Er lässt den Abend im Salzburger republic so leicht beginnen wie ein guter Abend in einer Bar eben beginnt. Samuel Finzi steht in Hemd und Anzug, mit Cowboystiefeln, einer goldenen Plastikkrone und dunkler Sonnenbrille neben dem Musiker am Klavier, improvisiert ein Medley aus Klassikern von „Stand by me“ über „Que cera“ bis hin zu Frank Zappas „Bobby Brown“. Chillig. Lässig. Cool. Als das Publikum versammelt ist, legt er los. Eine Zote jagt die nächste, er freue sich auf einen Abend in diesem „kulturellen Entwicklungsland“. Seine Kinder liebe er so, dass er für jedes eine eigene Mutter besorgt habe; über seine eigene Zeugung dagegen habe er sich viele Gedanken gemacht, fällt sie doch zusammen mit dem Sinai-Feldzug: Ist er etwa das Ergebnis einer Vergeltungsaktion? Wie Finzi dann die eigene Zeugung als Solo nachspielt, das ist schon ein wahnsinnig bescheuerter und genauso witziger Moment. Hin und her gerissen zwischen der Eitelkeit einer „Publikumshure“ und einer nicht kleinen Portion Selbstverachtung, hangelt dieser Dovele sich durch seine Show.
Doch diese entgleitet ihm zunehmend, gerät etwas „alternativ“. Nicht nur, weil er statt harmloser Witze immer wieder in die eigene tragische Familiengeschichte rutscht, sondern auch, weil an diesem Abend Pitz im Publikum sitzt: das kleine Mädchen von nebenan, das Dovele als Kind auf den Händen durch die Straßen laufen sah und noch immer große Sympathien für den etwas anderen Jungen hegt. Pitz lässt ihm seine Verdrehungen der Wahrheit nicht durchgehen: „So war es nicht“, sagt sie mehr als einmal. Und dass er „ein guter Junge“ war. Mavie Hörbinger spielt die Pitz mit einer großen In-Sich-Gekehrtheit. Sie macht den Schmerz sichtbar, den er zu verbergen sucht, zwingt ihn durch ihre leise Anwesenheit, sich der Vergangenheit zu stellen und sich zu erinnern.
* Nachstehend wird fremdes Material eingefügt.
template <bool ENVM>
__global__ void ST_LB_DI_RESOLVING k_di_resolving(KPARAMS, int cur, const __grid_constant__ EnvMapDev em) {
    ST_TRACE_STACK();
    Px p = pixel_full(cam);
    if (!p.in) return;
    size_t idx = screen_idx(cam, p.x, p.y);
    Hit hit = load_hit_lut(sc, cam.curr, cam.prim_gbuffer_d0[cur], cam.prim_gbuffer_d1[cur], cam, p.x, p.y);
    DiRes res = di_load(cam.di_reservoirs[2], idx);
    float confidence;
    LightRad rad;
    if (hit_some(hit)) {
        bool occ = trace_any(di_ray(res, hit.point), sc, stk);
        confidence = (res.occluded == occ) ? res.confidence : 0.0f;
        res.confidence = 1.0f;
        res.occluded = occ;
        if (occ) rad = lightrad_zero();
        else { rad = light_radiance(light_load(sc, res.light_id), hit); rad.radiance = rad.radiance * res.w; }
    } else {
        confidence = 1.0f;
        rad.radiance = sky_radiance<ENVM>(sc, em, world_sun_dir(sc.world), hit.dir);
        rad.diff = f3s(1.0f); rad.spec = f3s(0.0f);
    }
    float diff_brdf = (1.0f - hit.g.metallic) / kPi;
    size_t i = pix(cam, p.x, p.y);
    cam.di_diff_samples[i] = f4(rad.radiance * diff_brdf, confidence);
    cam.di_spec_samples[i] = f4(rad.radiance * rad.spec, confidence);
    di_store(res, cam.di_reservoirs[0], idx);
}

ST_DEV GiRes gi_reprojection_px(const CameraDev& cam, const Hit& hit, const Reproj& rp) {
    size_t npx = (size_t)cam.w * cam.h;
    GiRes res = gi_zero();
    if (reproj_some(rp)) {
        uint2 rpos = reproj_round(rp);
        size_t ridx = screen_idx(cam, rpos.x, rpos.y);
        if (ridx < npx) res = gi_load(cam.gi_reservoirs[0], ridx);
    }
    res.confidence = 1.0f;
    res.v1 = hit.point;
    return res;
}
__global__ void __launch_bounds__(ST_BLOCK) k_gi_reprojection(KPARAMS, int cur) {
    Px p = pixel_full(cam);
    if (!p.in) return;
    Hit hit = load_hit_lut(sc, cam.curr, cam.prim_gbuffer_d0[cur], cam.prim_gbuffer_d1[cur], cam, p.x, p.y);
    if (!hit_some(hit)) return;
    gi_store_m(cam, gi_reprojection_px(cam, hit, reproj_decode(cam.reprojection_map[pix(cam, p.x, p.y)])), cam.gi_reservoirs[2], screen_idx(cam, p.x, p.y), p.y,
               (int)p.x >= 2 * half_grid_w(cam.w) ? cam.gi_mirror_reach : 0);
}

template <bool NMAP, bool TEXF, int ENVM>
ST_DEV bool gi_sampling_a_pair(const CameraDev& cam, const SceneDev& sc, const TraceStack& stk, int cur, u32 seed, u32 frame, Px g, float4* t0, float4* t1, float4* t2,
                               const TexFilterDev& tf, const EnvMapDev& em) {
    bool tracing = gi_tracing_frame(frame);
    uint2 sp = tracing ? checker(g.x, g.y, frame / 2u) : checker(g.x, g.y, frame);
    if (!cam_contains_u(cam.curr, sp.x, sp.y)) return false;
    size_t idx = screen_idx(cam, sp.x, sp.y);
    Ray gi_r; float gi_pdf_;
    if (tracing) {
        Rng rng = rng_make(seed, sp.x, sp.y);
        Hit hit = load_hit_lut(sc, cam.curr, cam.prim_gbuffer_d0[cur], cam.prim_gbuffer_d1[cur], cam, sp.x, sp.y);
        if (!hit_some(hit)) return false;
        if (ENVM == ENV_SAMPLED) {
            float3 dir;
            if (rng_f(rng) < 0.5f) { const float xi1 = rng_f(rng), xi2 = rng_f(rng); dir = env_draw(em, xi1, xi2); }
            else dir = brdf_layered_sample(hit.g, rng, -hit.dir).dir;
            gi_r = ray_make(hit.point, dir);
            gi_pdf_ = env_mixture_pdf(em, hit.g, -hit.dir, dir);
        } else {
            BrdfS s = brdf_layered_sample(hit.g, rng, -hit.dir);
            gi_r = ray_make(hit.point, s.dir);
            gi_pdf_ = s.pdf;
        }
    } else {
        GiRes res = gi_load(cam.gi_reservoirs[2], idx);
        if (res.m == 0.0f) return false;
        gi_r = ray_make(res.v1, gi_dir(res, res.v1));
        gi_pdf_ = 1.0f;
    }
    TriHit gh = trace_closest(gi_r, sc, stk);
    GBuf gg = gbuf_zero();
    u32 gi_color_bits = 0u;
    if (trihit_some(gh)) {
        GpuMaterial m = sc.materials[gh.material_id];
        m.roughness = rmax(m.roughness, 0.75f * 0.75f);
        if (TEXF) {
            TexFoot ft; ft.tri = gh.triangle_id; ft.dir = gi_r.d; ft.w = texf_cone_width(cam.curr, sp.x, sp.y, gh.t, false);
            gg.base_color = texf_sample(sc, tf, gh.material_id, 0u, m.base_color_texture, m.base_color, gh.uv, ft);
            gg.emissive = xyz(texf_sample(sc, tf, gh.material_id, 1u, m.emissive_texture, m.emissive, gh.uv, ft));
            gg.normal = NMAP ? nmap_normal(sc, gh, m.normal_map_texture) : gh.normal; gg.metallic = m.metallic;
        } else {
            gg.base_color = mat_base_color(sc, m, gh.uv); gg.normal = NMAP ? nmap_normal(sc, gh, m.normal_map_texture) : gh.normal; gg.metallic = m.metallic; gg.emissive = mat_emissive(sc, m, gh.uv);
        }
        gi_color_bits = all_zero(m.base_color_texture) ? __ldg(sc.material_packed + gh.material_id) : gbuf_pack_color(gg.base_color);
        gg.roughness = m.roughness; gg.reflectance = m.reflectance; gg.depth = dist(gi_r.o, gh.point);
    }
    gbuf_pack_pre(gg, gi_color_bits, t1, t2);
    *t0 = f4(gi_r.d, gi_pdf_);
    return true;
}
template <bool NMAP, bool TEXF, int ENVM>
__global__ void ST_LB_GI_SAMPLING_A k_gi_sampling_a(KPARAMS, int cur, u32 seed, u32 frame, const __grid_constant__ TexFilterDev tf, const __grid_constant__ EnvMapDev em) {
    ST_TRACE_STACK();
    Px g = pixel_half(cam);
    if (!g.in) return;
    float4 t0, t1, t2;
    if (!gi_sampling_a_pair<NMAP, TEXF, ENVM>(cam, sc, stk, cur, seed, frame, g, &t0, &t1, &t2, tf, em)) return;
    size_t gi = pix(cam, g.x, g.y);
    cam.gi_d0[gi] = t0; cam.gi_d1[gi] = t1; cam.gi_d2[gi] = t2;
}

template <bool LGRID, int ENVM>
ST_DEV void gi_sampling_b_pair(const CameraDev& cam, const SceneDev& sc, const TraceStack& stk, int cur, u32 seed, u32 frame, Px g, float4 d0, float4 d1, float4 d2, const LightGridDev& lg,
                               const EnvMapDev& em) {
    bool tracing = gi_tracing_frame(frame);
    uint2 sp = tracing ? checker(g.x, g.y, frame / 2u) : checker(g.x, g.y, frame);
    if (!cam_contains_u(cam.curr, sp.x, sp.y)) return;
    size_t idx = screen_idx(cam, sp.x, sp.y);
    Hit prim = load_hit_lut(sc, cam.curr, cam.prim_gbuffer_d0[cur], cam.prim_gbuffer_d1[cur], cam, sp.x, sp.y);
    if (!hit_some(prim)) return;
    Rng rng; Hit gh; float gi_pdf_;
    if (tracing) {
        rng = rng_make(seed, sp.x, sp.y);
        gh = hit_make(ray_make(prim.point, xyz(d0)), gbuf_unpack(sc, d1, d2));
        gi_pdf_ = d0.w;
    } else {
        GiRes res = gi_load(cam.gi_reservoirs[2], idx);
        if (res.m == 0.0f) return;
        rng.s = res.rng;
        gh = hit_make(ray_make(res.v1, xyz(d0)), gbuf_unpack(sc, d1, d2));
        gi_pdf_ = 1.0f;
    }
    u32 rng_state = rng.s;
    const u32 SKY = 0xffffffffu;
    float3 sun_dir = world_sun_dir(sc.world);
// ... 17 lines not shown
            }
        } else {
            EphRes er = LGRID ? ephemeral_build_list(rng, sc, gh, lgrid_list(lg, gh.point)) : ephemeral_build(rng, sc, gh);
            if (er.w > 0.0f) { light_id = er.light_id; light_pdf = (1.0f / er.w) * (1.0f - atm_pdf); light_rad = er.rad.radiance * (f3s(1.0f) + er.rad.spec); }
            else { light_id = 0u; light_pdf = 1.0f; light_rad = f3s(0.f); }
        }
    }
    float3 radiance;
    if (light_pdf > 0.0f) {
        float vis;
        if (hit_some(gh)) {
            if (ENVM == ENV_SAMPLED && sky_below) vis = 0.0f;
            else {
                Ray r = (light_id == SKY) ? ray_make(gh.point, light_dir) : light_ray_wnoise(light_load(sc, light_id), rng, gh.point);
                vis = trace_any(r, sc, stk) ? 0.0f : 1.0f;
            }
        } else vis = 1.0f;
        radiance = light_rad * vis / light_pdf;
    } else radiance = f3s(0.f);
    if (hit_some(gh)) { radiance = radiance * (xyz(gh.g.base_color) / kPi); radiance = radiance + gh.g.emissive; }
    GiRes res = gi_zero();
    if (gi_pdf_ > 0.0f) {
        res.rng = rng_state; res.radiance = radiance; res.v1 = prim.point;
        if (hit_some(gh)) { res.v2 = gh.point; res.v2n = gh.g.normal; }
        else { res.v2 = prim.point + gh.dir * 1000.0f; res.v2n = -gh.dir; }
        res.m = 1.0f; res.w = 1.0f / gi_pdf_;
        res.pdf = 0.0f;
        res.pdf = gi_pdf(res, prim);
    }
    gi_store(res, cam.gi_reservoirs[1], idx);
}
template <bool LGRID, int ENVM>
__global__ void ST_LB_GI_SAMPLING_B k_gi_sampling_b(KPARAMS, int cur, u32 seed, u32 frame, const __grid_constant__ LightGridDev lg, const __grid_constant__ EnvMapDev em) {
    ST_TRACE_STACK();
    Px g = pixel_half(cam);
    if (!g.in) return;
    size_t gi = pix(cam, g.x, g.y);
    gi_sampling_b_pair<LGRID, ENVM>(cam, sc, stk, cur, seed, frame, g, cam.gi_d0[gi], cam.gi_d1[gi], cam.gi_d2[gi], lg, em);
}
template <bool NMAP, bool LGRID, bool TEXF, int ENVM>
__global__ void ST_LB_GI_SAMPLING_B k_gi_sampling_fused(KPARAMS, int cur, u32 seed_a, u32 seed_b, u32 frame, const __grid_constant__ LightGridDev lg,
                                                        const __grid_constant__ TexFilterDev tf, const __grid_constant__ EnvMapDev em) {
    ST_TRACE_STACK();
    Px g = pixel_half(cam);
    if (!g.in) return;
    float4 t0, t1, t2;
    if (!gi_sampling_a_pair<NMAP, TEXF, ENVM == ENV_SAMPLED ? ENV_SAMPLED : ENV_NONE>(cam, sc, stk, cur, seed_a, frame, g, &t0, &t1, &t2, tf, em)) return;
    gi_sampling_b_pair<LGRID, ENVM>(cam, sc, stk, cur, seed_b, frame, g, t0, t1, t2, lg, em);
}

Die Geschichten, die so nach und nach aus der Verdrängung kommen, sind es wert, gehört zu werden. Schade, dass nicht wenige Zuschauer vergrault werden mussten, bevor dieser Abend zum Kern der Geschichte vordringt. Zu dem Ferienlager, in dem Dov erfuhr, dass er zu einer Beerdigung müsse, ihm aber niemand sagte, wer gestorben sei. Zu der Fahrt nach Hause, in der seine Gedanken zwischen Mutter und Vater hin und her wanderten, von denen einer wohl tot war. Zu dem Fahrer, der ihm die ganze Fahrt über Witze erzählte, um von der Tragödie abzulenken – und damit den Grundstein für Dovs Zukunft legte. Samuel Finzi filmt sich selbst, während er in seine Kindheit zurückkehrt, verdoppelt sich und spaltet sich optisch ab von seiner schmerzhaften Vergangenheit. Zunehmend lassen die Witze nach, der echte Dov wird sichtbar. Und auch, wenn der Abend phasenweise etwas konstruiert wirkt: Das Durchhalten lohnt sich, denn was Finzi hier vollbringt, ist wirklich großes Schauspielertheater.